# acids-ircam/RAVE

Measured on AMD Instinct MI355X. Metric: audio samples/sec/GPU (RAVE v2 training step, 44.1 kHz, n_signal=65536), higher is better.
Workload: dtype f32; 1 GPU; v2 config, batch 32 mono 44.1 kHz n_signal=65536, VAE-phase training step per GPU (--phase vae); global_batch=32, parallelism=dp1, phase=vae

## Files before the change

### include/rave_hip.h

```cpp
#ifndef RAVE_HIP_H
#define RAVE_HIP_H

#include <stddef.h>
#include <stdint.h>

#ifdef __cplusplus
extern "C" {
#endif

#define RH_VERSION 100

#define RH_OK 0
#define RH_ERR_INVALID (-1)
#define RH_ERR_UNSUPPORTED (-2)
#define RH_ERR_WORKSPACE (-3)

typedef void* rh_stream_t;

enum rh_act {
    RH_ACT_NONE = 0,
    RH_ACT_LEAKY = 1,
    RH_ACT_SNAKE = 2
};

typedef struct rh_conv1d_desc {
    int32_t batch;
    int32_t c_in;
    int32_t c_out;
    int32_t l_in;
    int32_t l_out;
    int32_t kernel;
    int32_t stride;
    int32_t dilation;
    int32_t pad_left;
    int32_t transposed;
    int32_t groups;
    int32_t inner;
    int32_t in_valid;
    int32_t act;
    float act_slope;
    int32_t out_act;
    float out_slope;
} rh_conv1d_desc;

int rh_version(void);
const char* rh_last_error(void);



int rh_weight_norm_fwd_f32(const float* v, const float* g, int64_t rows, int64_t cols, float* w,
                           float* norms, rh_stream_t stream);
int rh_weight_norm_bwd_f32(const float* dw, const float* v, const float* g, const float* norms,
                           int64_t rows, int64_t cols, float* dv, float* dg, rh_stream_t stream);
typedef struct rh_wn_bwd_item {
    const float* dw;
    const float* v;
    const float* g;
    const float* norms;
    float* dv;
    float* dg;
    int64_t rows;
    int64_t cols;
} rh_wn_bwd_item;
int rh_weight_norm_bwd_batched_f32(const rh_wn_bwd_item* items, int32_t n_items, rh_stream_t stream);
typedef struct rh_reduce_item {
    const float* part;
    float* out;
    int64_t n;
    int32_t Z;
    int32_t reserved;
} rh_reduce_item;
int rh_defer_reduce(rh_reduce_item* item);
int rh_reduce_partials_batched_f32(const rh_reduce_item* items, int32_t n_items, rh_stream_t stream);

int64_t rh_conv1d_packed_floats(const rh_conv1d_desc* d, int which);
int rh_conv1d_pack_f32(const rh_conv1d_desc* d, const float* w, float* wp_fwd, float* wp_bwd,
                       rh_stream_t stream);

int rh_conv1d_pack_wn_f32(const rh_conv1d_desc* d, const float* v, const float* g, float* norms,
                          float* scale, float* wp_fwd, float* wp_bwd, rh_stream_t stream);

int64_t rh_prep_item_bytes(void);
int64_t rh_prep_array_bytes(int32_t n);
int rh_prep_fill_item(const rh_conv1d_desc* d, const float* v, const float* g, float* norms, float* scale,
                      float* wp_fwd, float* wp_bwd, void* item_host);
int rh_prep_link(void* items_host, int32_t n, int64_t* total_rows, int64_t* total_blocks);
int rh_prep_run_f32(const void* items_dev, int32_t n, int64_t total_rows, int64_t total_blocks, rh_stream_t stream);


int rh_conv1d_fwd_f32(const rh_conv1d_desc* d, const float* x, const float* wp_fwd,
                      const float* bias, const float* snake_alpha, const float* residual,
                      float* y, void* workspace, int64_t workspace_bytes, rh_stream_t stream);
int64_t rh_conv1d_fwd_workspace_bytes(const rh_conv1d_desc* d);
int64_t rh_conv1d_bwd_data_workspace_bytes(const rh_conv1d_desc* d);
int rh_conv1d_kernel_family(const rh_conv1d_desc* d, int which, int has_bias, int has_add);
int rh_residual_unit_fused(const rh_conv1d_desc* d3, const rh_conv1d_desc* d1);
int rh_residual_unit_fwd_f32(const rh_conv1d_desc* d3, const rh_conv1d_desc* d1, const float* x, const float* wp3_fwd,
                             const float* wp1_fwd, float* h, float* y, rh_stream_t stream);

int rh_x6_uses_ranges(void);
int rh_x6_range_words(void);
int rh_x6_set_ranges(const uint32_t* in_a, const uint32_t* in_b, uint32_t* out, uint32_t* out2);
int rh_amax_f32(const float* x, int64_t n, uint32_t* slot, rh_stream_t stream);

int rh_conv1d_plan_info(const rh_conv1d_desc* d, int which, int has_bias, int has_add, int32_t* out8);
int rh_conv1d_bwd_weight_kernel_family(const rh_conv1d_desc* d);
int rh_conv1d_bwd_weight_plan_info(const rh_conv1d_desc* d, int32_t* out4);

int rh_conv1d_bwd_data_f32(const rh_conv1d_desc* d, const float* dy, const float* wp_bwd,
                           const float* x, const float* snake_alpha, const float* add, float* dx,
                           void* workspace, int64_t workspace_bytes, rh_stream_t stream);
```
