template <int KP, int QTV = FusedCfg<KP>::QT>
int launch_fused(const FusedPlan &P, const void *X, int64_t ldx, const void *Et, int64_t Q, int64_t I, int k, float *out_val,
				 int32_t *out_idx, unsigned char *ws, hipStream_t st, hipEvent_t *ev, CoScan *co = nullptr, const int32_t *item_ids = nullptr,
				 const EvalArgs *ea = nullptr) {
	using Cfg = FusedCfg<KP, QTV>;
	FusedParams p{};
	p.X = (const uint16_t *)X; p.ldx = ldx; p.Et = (const uint16_t *)Et; p.Q = Q; p.I = I;
	p.n_tiles = P.n_tiles; p.n_full_tiles = P.n_full; p.S = P.S; p.tiles_per_split = P.tiles_per_split;
	p.tile_begin = 0; p.tile_end = P.n_tiles; p.carry = 0; p.tile_step = 1;
	p.n_st = P.n_st; p.S0 = P.S0; p.st_per_split = P.st_per_split; p.sample_leading = P.leading;
	p.gmax = (float *)(ws + P.off_gmax); p.n_groups = P.n_groups;
	p.cand = (uint2 *)(ws + P.off_cand); p.seg_cnt = (uint32_t *)(ws + P.off_segcnt); p.capg = P.capg; p.flush_tiles = P.flush_tiles;
	p.tau_bias = 0.f;
	p.chunk_tiles = 0; p.n_chunks = 0; p.chunk_ctr = nullptr; p.chunk_owner = nullptr;
	p.nfb = (uint32_t *)ws;
	p.ring_stagger = 0; p.ring_spin_sleep = 1;
	p.nseg = P.lg * P.S;
	p.prio_mode = 0;
	p.ladder_on = P.ladder ? 1 : 0; p.ladder_k = (uint32_t)k; p.ladder_mask = (uint32_t)(LADDER_PERIOD - 1);
	p.ladder = (const float *)(ws + P.off_lvl); p.ladder_cnt = (uint32_t *)(ws + P.off_lcnt); p.tau_final = (float *)(ws + P.off_tau2);

	const int chunk = (P.chunk > 0 && (Cfg::QT == 2 || P.bodyq16)) ? P.chunk : 0;
	const int owner_stride = P.n_rb * (P.n_tiles / (chunk > 0 ? chunk : P.n_tiles) + 2);
	int rc;
	EV(0);
	p.n_wg = P.n_rb * P.S0;
	{
		FusedParams pp = p;
		pp.zero_bytes = (uint32_t)((chunk > 0 || P.ladder) ? P.off_gmax : 256);
		if (ea && ea->Et_hint) { pp.Et = ea->Et_hint; pp.sample_leading = 1; }
		bool pre16 = false;
		if constexpr (KP <= 256 && QTV == 2) {
			if (P.body16 && P.group == 16) {
				if ((rc = anncur_ensure_dyn_lds((const void *)prepass16_kernel<KP>, Prepass16Cfg<KP>::LDS_BYTES)) != ANNCUR_OK) return rc;
				hipLaunchKernelGGL((prepass16_kernel<KP>), dim3(p.n_wg), dim3(256), Prepass16Cfg<KP>::LDS_BYTES, st, pp);
				pre16 = true;
			}
		}
		if (!pre16 && P.group == 16)
			hipLaunchKernelGGL((score_kernel<KP, 0, 16, false, false, QTV>), dim3(p.n_wg), dim3(256), 2 * Cfg::TILE_BYTES, st, pp);
		else if (!pre16)
			hipLaunchKernelGGL((score_kernel<KP, 0, 4, false, false, QTV>), dim3(p.n_wg), dim3(256), 2 * Cfg::TILE_BYTES, st, pp);
	}
	ANNCUR_LAUNCH_OK();
	EV(1);
	if ((rc = co_fork(co, st)) != ANNCUR_OK) return rc;
	rc = launch_threshold(P, p.gmax, Q, k, ws, p.tau, p.tau_stride, st);
	if (rc != ANNCUR_OK) return rc;
	if ((rc = co_join(co, st)) != ANNCUR_OK) return rc;
	EV(2);
	const int tile_step = (!P.body16 && !P.bodyq16 && !P.bodyef && P.S > 1 && chunk == 0) ? P.S : 1;
	p.n_wg = P.n_rb * P.S;
	if ((rc = anncur_ensure_dyn_lds((const void *)score_kernel<KP, 1, 16, false, false, QTV>, Cfg::LDS_BYTES)) != ANNCUR_OK) return rc;
	for (int stg = 0, prev = 0; stg < P.n_stages; prev = P.stage_end[stg], ++stg) {
		EV(5 + 2 * stg);
		p.tile_begin = prev; p.tile_end = P.stage_end[stg]; p.tiles_per_split = P.stage_tps[stg];
		p.flush_tiles = P.stage_flush[stg]; p.carry = stg > 0;
		p.tile_step = tile_step;
		if (chunk > 0) {
			p.rb_major = 0;
			p.chunk_tiles = chunk; p.n_chunks = (p.tile_end - p.tile_begin + chunk - 1) / chunk;
			p.sliced = P.bodyq16 ? 1 : 0;
			p.chunks_per_slice = (p.n_chunks + N_SLICES - 1) / N_SLICES;
			p.chunk_ctr = (uint32_t *)(ws + P.off_ctr) + (size_t)stg * P.n_rb * N_SLICES;
			p.chunk_owner = (uint8_t *)(ws + P.off_owner) + (size_t)stg * owner_stride;
		}
		bool launched = false;
		if constexpr (KP <= 256 && QTV == 2) {
			if (!launched && P.bodyef) {
				if (!ea) { anncur_set_error("launch_fused: evalf plan without the exact matrix"); return ANNCUR_E_INVALID; }
				if ((rc = anncur_ensure_dyn_lds((const void *)evalf_kernel<KP>, EvalFCfg<KP>::LDS_BYTES)) != ANNCUR_OK) return rc;
				hipLaunchKernelGGL((evalf_kernel<KP>), dim3(p.n_wg), dim3(256), EvalFCfg<KP>::LDS_BYTES, st, p, ea->A, ea->lda, ea->err_sq, ea->norm_sq);
				launched = true;
			}
		}
		if constexpr (KP == 512) {
			if (!launched && P.bodyq16) {
				if ((rc = anncur_ensure_dyn_lds((const void *)scoreq16_kernel<KP>, FusedQ16Cfg<KP>::LDS_BYTES)) != ANNCUR_OK) return rc;
				hipLaunchKernelGGL((scoreq16_kernel<KP>), dim3(p.n_wg), dim3(256), FusedQ16Cfg<KP>::LDS_BYTES, st, p);
				launched = true;
			}
		}
		if constexpr (KP <= 256 && QTV == 2) {
			if (!launched && P.body16) {
				if ((rc = anncur_ensure_dyn_lds((const void *)score16_kernel<KP>, Fused16Cfg<KP>::LDS_BYTES)) != ANNCUR_OK) return rc;
				hipLaunchKernelGGL((score16_kernel<KP>), dim3(p.n_wg), dim3(256), Fused16Cfg<KP>::LDS_BYTES, st, p);
				launched = true;
			}
		}
		if constexpr (Cfg::QT == 2) {
			if (!launched && P.stage_pred[stg]) {
				if ((rc = anncur_ensure_dyn_lds((const void *)score_kernel<KP, 1, 16, true, false, QTV>, Cfg::LDS_BYTES)) != ANNCUR_OK) return rc;
				hipLaunchKernelGGL((score_kernel<KP, 1, 16, true, false, QTV>), dim3(p.n_wg), dim3(256), Cfg::LDS_BYTES, st, p);
				launched = true;
			}
		}
		if (!launched) hipLaunchKernelGGL((score_kernel<KP, 1, 16, false, false, QTV>), dim3(p.n_wg), dim3(256), Cfg::LDS_BYTES, st, p);
		ANNCUR_LAUNCH_OK();
		EV(6 + 2 * stg);
		if (stg + 1 < P.n_stages) {
			if ((rc = co_fork(co, st)) != ANNCUR_OK) return rc;
			if ((rc = launch_tau_refine(p.cand, p.seg_cnt, P.lg * P.S, P.capg, Q, k, P.kmax, const_cast<float *>(p.tau), p.tau_stride, stg > 0 ? 1 : 0, st)) != ANNCUR_OK)
				return rc;
			if ((rc = co_join(co, st)) != ANNCUR_OK) return rc;
		}
	}
	EV(3);
	if ((rc = co_fork(co, st)) != ANNCUR_OK) return rc;
	SweepStages stages{};
	stages.n = P.n_stages;
	stages.stride = tile_step;
	stages.chunk = chunk; stages.bq = P.BQ;
	for (int g = 0, prev = 0; g < P.n_stages; prev = P.stage_end[g], ++g) {
		stages.begin[g] = prev; stages.end[g] = P.stage_end[g]; stages.tps[g] = P.stage_tps[g];
		stages.n_chunks[g] = chunk > 0 ? (P.stage_end[g] - prev + chunk - 1) / chunk : 0;
		stages.owner[g] = (const uint8_t *)(ws + P.off_owner) + (size_t)g * owner_stride;
	}
	if ((rc = launch_select(P, P.lg * P.S, stages, p.cand, p.seg_cnt, p.X, ldx, p.Et, Q, I, KP, k, out_val, out_idx, ws, P.ladder ? p.tau_final : p.tau,
							P.ladder ? 1 : p.tau_stride, st, item_ids)) != ANNCUR_OK) return rc;
	EV(4);
	return ANNCUR_OK;
}

constexpr int WIDE_KP_MAX = 4096;
bool wide_kp(int KP) { return KP > 512 && KP <= WIDE_KP_MAX && (KP % 128) == 0; }

FusedPlan plan_wide(int64_t Q, int64_t I, int KP, int k, bool leading = false) {
	FusedPlan P{};
	P.ok = false;
	P.leading = leading ? 1 : 0;
	if (!wide_kp(KP)) return P;
	if (k < 1 || k > ANNCUR_MAX_TOPK || Q < 1 || I < 1 || I >= (int64_t)0x7fffffff - 512 || k > I) return P;
	P.QT = 2;
	P.BQ = WBN;
	P.n_rb = (int)ceil_div64(Q, WBN);
	P.n_tiles = (int)ceil_div64(I, WBM);
	P.n_full = (int)(I / WBM);
	const int target = (4 * k > 512) ? 4 * k : 512;
	const int n16 = (target + 15) / 16;
	if ((int64_t)n16 * 8 <= P.n_full) { P.group = 16; P.n_st = n16; }
	else { P.group = 4; P.n_st = (target + 63) / 64; }
	if ((int64_t)P.n_st * 2 > P.n_full) return P;
	P.n_groups = P.n_st * (P.group == 16 ? 16 : 64);
	if (P.n_groups < k) return P;
	const int slots = num_cu();
	int S = slots / P.n_rb;
	if (S < 1) S = 1;
	if (S > 64) S = 64;
	if (k <= WQ_K2 && S > 16) S = 16;
	if (S > P.n_tiles) S = P.n_tiles;
	P.tiles_per_split = (P.n_tiles + S - 1) / S;
	P.S = (P.n_tiles + P.tiles_per_split - 1) / P.tiles_per_split;
	int S0 = slots / P.n_rb;
	if (S0 < 1) S0 = 1;
	if (S0 > P.n_st) S0 = P.n_st;
	P.st_per_split = (P.n_st + S0 - 1) / S0;
	P.S0 = (P.n_st + P.st_per_split - 1) / P.st_per_split;
	const double exp_hits_cap = 1.3 * k * ((double)P.n_tiles / P.n_st);
	const double exp_hits = (leading ? 0.65 : 1.0) * exp_hits_cap;
	const double per_seg = exp_hits_cap / (4.0 * P.S);
	int capg = next_pow2((int)(4.0 * per_seg) + 32);
	if (capg < 64) capg = 64;
	if (capg > 16384) capg = 16384;
	while (capg > 64 && (int64_t)capg * 4 * P.S >= (1 << 21)) capg >>= 1;
	P.capg = capg;
	P.flush_tiles = 1;
	plan_stages(P, Q, k, exp_hits, (k <= WQ_K2 ? 4 * P.S <= WAVE : true) && P.n_tiles >= 4 * P.S, 1.0 * P.S / P.n_tiles, WBM);
	P.kmax = k <= 128 ? 128 : (k <= 512 ? 512 : 2048);
	size_t off = 256;
	P.off_gmax = off;   off = align256(off + (size_t)Q * P.n_groups * 4);
	P.off_tval = off;   off = align256(off + (size_t)Q * k * 4);
	P.off_tidx = off;   off = align256(off + (size_t)Q * k * 4);
	P.off_segcnt = off; off = align256(off + (size_t)Q * 4 * P.S * 4);
	P.off_tau = off;    off = align256(off + (size_t)Q * 4);
	P.off_hard = off;   off = align256(off + (size_t)Q * 4);
	P.off_cand = off;   off = align256(off + (size_t)Q * 4 * P.S * (size_t)P.capg * 8);
	P.total = off;
	P.ok = true;
	return P;
}

int launch_wide(const FusedPlan &P, const void *X, int64_t ldx, const void *Et, int64_t Q, int64_t I, int KP, int k, float *out_val,
				int32_t *out_idx, unsigned char *ws, hipStream_t st, hipEvent_t *ev, CoScan *co = nullptr, const int32_t *item_ids = nullptr) {
	WideParams p{};
	p.X = (const uint16_t *)X; p.ldx = ldx; p.Et = (const uint16_t *)Et; p.et_rows = ceil_div64(I, TILE_I) * TILE_I; p.Q = Q; p.I = I; p.Kp = KP;
	p.n_rb = P.n_rb; p.S = P.S;
	p.n_st = P.n_st; p.S0 = P.S0; p.st_per_split = P.st_per_split; p.sample_leading = P.leading; p.n_bt_full = P.n_full;
	p.gmax = (float *)(ws + P.off_gmax); p.n_groups = P.n_groups;
	p.cand = (uint2 *)(ws + P.off_cand); p.seg_cnt = (uint32_t *)(ws + P.off_segcnt); p.capg = P.capg;
	p.tau_bias = 0.f;
	int rc;
	ANNCUR_HIP_OK(hipMemsetAsync(ws, 0, 256, st));
	EV(0);
	p.n_wg = P.n_rb * P.S0;
	if (P.group == 16) {
		if ((rc = anncur_ensure_dyn_lds((const void *)wide_kernel<0, 16>, W_LDS_TOTAL)) != ANNCUR_OK) return rc;
		hipLaunchKernelGGL((wide_kernel<0, 16>), dim3(p.n_wg), dim3(512), W_LDS_TOTAL, st, p);
	} else {
		if ((rc = anncur_ensure_dyn_lds((const void *)wide_kernel<0, 4>, W_LDS_TOTAL)) != ANNCUR_OK) return rc;
		hipLaunchKernelGGL((wide_kernel<0, 4>), dim3(p.n_wg), dim3(512), W_LDS_TOTAL, st, p);
	}
	ANNCUR_LAUNCH_OK();
	EV(1);
	if ((rc = co_fork(co, st)) != ANNCUR_OK) return rc;
	if ((rc = launch_threshold(P, p.gmax, Q, k, ws, p.tau, p.tau_stride, st)) != ANNCUR_OK) return rc;
	if ((rc = co_join(co, st)) != ANNCUR_OK) return rc;
	EV(2);
	p.n_wg = P.n_rb * P.S;
	if ((rc = anncur_ensure_dyn_lds((const void *)wide_kernel<1, 16>, W_LDS_TOTAL)) != ANNCUR_OK) return rc;
	for (int stg = 0, prev = 0; stg < P.n_stages; prev = P.stage_end[stg], ++stg) {
		EV(5 + 2 * stg);
		p.bt_begin = prev; p.bt_end = P.stage_end[stg]; p.bt_per_split = P.stage_tps[stg]; p.carry = stg > 0;
		hipLaunchKernelGGL((wide_kernel<1, 16>), dim3(p.n_wg), dim3(512), W_LDS_TOTAL, st, p);
		ANNCUR_LAUNCH_OK();
		EV(6 + 2 * stg);
		if (stg + 1 < P.n_stages) {
			if ((rc = co_fork(co, st)) != ANNCUR_OK) return rc;
			if ((rc = launch_tau_refine(p.cand, p.seg_cnt, 4 * P.S, P.capg, Q, k, P.kmax, const_cast<float *>(p.tau), p.tau_stride, stg > 0 ? 1 : 0, st)) != ANNCUR_OK)
				return rc;
			if ((rc = co_join(co, st)) != ANNCUR_OK) return rc;
		}
	}
	EV(3);
	if ((rc = co_fork(co, st)) != ANNCUR_OK) return rc;
	SweepStages stages{};
	stages.n = P.n_stages;
	const int n_tiles32 = (int)ceil_div64(I, TILE_I), u = WBM / TILE_I;
	for (int g = 0, prev = 0; g < P.n_stages; prev = P.stage_end[g], ++g) {
		stages.begin[g] = prev * u;
		stages.end[g] = P.stage_end[g] * u < n_tiles32 ? P.stage_end[g] * u : n_tiles32;
		stages.tps[g] = P.stage_tps[g] * u;
	}
	if ((rc = launch_select(P, 4 * P.S, stages, p.cand, p.seg_cnt, p.X, ldx, p.Et, Q, I, KP, k, out_val, out_idx, ws, p.tau, p.tau_stride, st, item_ids)) != ANNCUR_OK) return rc;
	EV(4);
	return ANNCUR_OK;
}
#undef EV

> [BRIEF]
In the listing above, find the line with "P.off_tau = off;" and the line with "p.n_rb = P.n_rb; p.S = P.S;", then print exactly those lines and every line between them.

> [OUTPUT]
	P.off_tau = off;    off = align256(off + (size_t)Q * 4);
	P.off_hard = off;   off = align256(off + (size_t)Q * 4);
	P.off_cand = off;   off = align256(off + (size_t)Q * 4 * P.S * (size_t)P.capg * 8);
	P.total = off;
	P.ok = true;
	return P;
}

int launch_wide(const FusedPlan &P, const void *X, int64_t ldx, const void *Et, int64_t Q, int64_t I, int KP, int k, float *out_val,
				int32_t *out_idx, unsigned char *ws, hipStream_t st, hipEvent_t *ev, CoScan *co = nullptr, const int32_t *item_ids = nullptr) {
	WideParams p{};
	p.X = (const uint16_t *)X; p.ldx = ldx; p.Et = (const uint16_t *)Et; p.et_rows = ceil_div64(I, TILE_I) * TILE_I; p.Q = Q; p.I = I; p.Kp = KP;
	p.n_rb = P.n_rb; p.S = P.S;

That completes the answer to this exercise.